EXTRACTED INFORMATION:
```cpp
static bool la_can_overlap(const ba_engine *e) {
  if (!BA_PIPELINE || !e->la_pipe || e->big_active || (e->kt_enabled && !e->kt_overlap) || e->kcap <= 0) return false;
  const size_t lds = ssvs_lds_layout(e->p, e->kcap).total;
  if (lds > e->lds_per_cu) return false;
  const int resident_per_cu = (int)std::min<size_t>(4, e->lds_per_cu / lds);
  return e->cfg.chains <= resident_per_cu * e->cu_count;
}

int ba_draw_next(ba_engine *e) {
  ENGINE_PROLOGUE_NOJOIN(e);
  if (e->la_len <= 1) return ba_sweep(e, 1);
  if (e->la_served == e->la_avail) {
    if (e->la_ahead) {
      e->la_slot ^= 1;
      e->la_ahead = false;
      e->la_avail = e->la_served = 0;
      e->la_cache.clear();
      e->la_synced = false;
      e->la_cur_piped = true;
    } else {
      int rc = pipe_join(e);
      if (rc) return rc;
      la_discard(e);
      rc = switch_mode(e, 0, 1.0);
      if (!rc) rc = upload_shared(e);
      if (!rc) rc = alloc_chain_state(e);
      if (rc) return rc;
      if (!e->la_done[0]) {
        HIP_TRY(hipEventCreateWithFlags(&e->la_done[0], hipEventDisableTiming));
        HIP_TRY(hipEventCreateWithFlags(&e->la_done[1], hipEventDisableTiming));
      }
      e->la_slot = 0;
      if (la_can_overlap(e)) {
        rc = la_snap_alloc(e);
        if (!rc) rc = sweep_impl(e, e->la_len, true, 0);
        e->la_cur_piped = true;
// ... 455 lines not shown
```

boom_amd/csrc/ssvs_device.h:

```cpp
#pragma once
#include <hip/hip_runtime.h>

#include "device_rng.h"
#include "diag.h"
#include "ssvs_params.h"

namespace boom_amd {

namespace {

constexpr int WAVE = 64;
#define BA_INF (__builtin_inf())


#define AS_LDS __attribute__((address_space(3)))
typedef AS_LDS double lds_f64;
typedef AS_LDS uint16_t lds_u16;
typedef AS_LDS uint32_t lds_u32;
typedef AS_LDS uint8_t lds_u8;
template <class T>
__device__ __forceinline__ AS_LDS T *to_lds(unsigned char *generic) {
  return (AS_LDS T *)(uintptr_t)generic;
}
#define AS_CONST __attribute__((address_space(4)))
// ... 894 lines not shown
  if (candidate < 0) {
    *status = CHAIN_RNG_BRANCH;
    return;
  }
  double rev;
  {
    const int l2 = P.cm_start[candidate], h2 = P.cm_start[candidate + 1];
    double ans = -BA_INF, tot = 0.0;
    for (int i = l2; i < h2; ++i) {
      const int v = P.cm_idx[i];
      const bool inc = (v == candidate) ? true : ((v == index) ? false : (bool)ch.gam[v]);
      if (!inc) {
        if (v == index) ans = P.cm_cor[i];
        tot += P.cm_cor[i];
      }
    }
    rev = (tot == 0.0) ? 0.0 : ans / tot;
  }
  pe.kind = EV_TRY_LT;
  pe.f1 = index;
  pe.f2 = candidate;
  pe.lfw = log(forward_w);
  pe.lrev = log(rev);
  pe.lu = log(d_runif(rng, 0.0, 1.0));
  pe.check_legal = false;
}

}


enum : int { CMD_EXIT = 0, CMD_EVAL = 1, CMD_UNIF = 2, CMD_DECIDE = 3, CMD_SHUFFLE_DECIDE = 4 };
enum : int { CT_CMD = 0, CT_K = 1, CT_I0 = 2, CT_LOGP = 3, CT_LP = 4, CT_LDV = 5,
             CT_LDA = 6, CT_Q = 7, CT_C = 8, CT_NFLIPS = 9, CT_POS = 10, CT_PERMSEL = 12,
             CT_EVMODE = 13, CT_CUR = 14,
             CT_SLOT0 = 16, CT_SLOT_STRIDE = 6, CT_ROLL = 44, CT_ACC = 48 };
enum : int { SL_F = 0, SL_J = 1, SL_KIND = 2, SL_LOGU = 3, SL_MARGIN = 4, SL_DELTA = 5 };
enum : int { STOP_ACCEPT = 1, STOP_SLOW = 2, STOP_BAD = 3 };

__device__ __forceinline__ void shuffle_targets(const PhiloxKey &key, uint64_t pos,
                                                int p, int tid, int nthreads,
                                                lds_u16 *oth, bool whole_range = false) {
  const int nt = whole_range ? p : p - 1;
  const uint64_t b0 = pos >> 1, b1 = (pos + (uint64_t)(nt - 1)) >> 1;
  for (uint64_t b = b0 + (uint64_t)tid; b <= b1; b += (uint64_t)nthreads) {
    double u[2];
    philox_pair(key, b, &u[0], &u[1]);
#pragma unroll
    for (int h = 0; h < 2; ++h) {
      const long long t = (long long)(2 * b + h) - (long long)pos;
      if (t >= 0 && t < nt) {
        if (whole_range) {
          oth[t] = (uint16_t)(int)floor(0.0 + ((double)p - 0.0) * u[h]);
        } else {
          const int i = p - 1 - (int)t;
          oth[i] = (uint16_t)(int)floor(0.0 + ((double)(i + 1) - 0.0) * u[h]);
        }
      }
    }
  }
}
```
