# mjmyt/drone_path_planning_python

Measured on AMD Instinct MI355X. Metric: minimum-snap trajectories/sec (N drones × M segments, order 7) at 1/2/4/8 MI355X, higher is better.
Workload: dtype f64

## Files before the change

### drone_path_planning_python_amd/csrc/msnap_solve.hip

```cpp
#include "msnap_consts.h"
#include <cstdlib>

#include "msnap_internal.h"
#include "msnap_dispatch.h"
#include "msnap_sweep.h"
#include "msnap_rolled.h"

namespace msnap {


template <int K, bool GS>
__global__ void __launch_bounds__(kWave)
solve_kernel(const double *__restrict__ wp, const double *__restrict__ tt, int shared_times,
             int N, int M, double *__restrict__ coef, double *__restrict__ dur,
             int32_t *__restrict__ status, double *__restrict__ gscratch, int ntiles) {
  constexpr int NU = K - 1, NC = 2 * K;

  extern __shared__ __attribute__((aligned(16))) double lds[];

  const int lane = threadIdx.x;
  const int knots = M - 1;
  const int wpitch = (M + 1) * 4;
  const int tpitch = M + 1;

// ... 276 lines not shown
    for (int n = MCOL; n < NU; ++n) OtG[sidx(n, MCOL)] = quad_bcast<MCOL>(col[n]);
    twin_gather<NU, NS, MCOL + 1>(col, OtG);
  }
}
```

ASSIGNED TASK: Count each line of the listing that contains "generic" and give the count alone.

SOLUTION TO THE EXERCISE: 2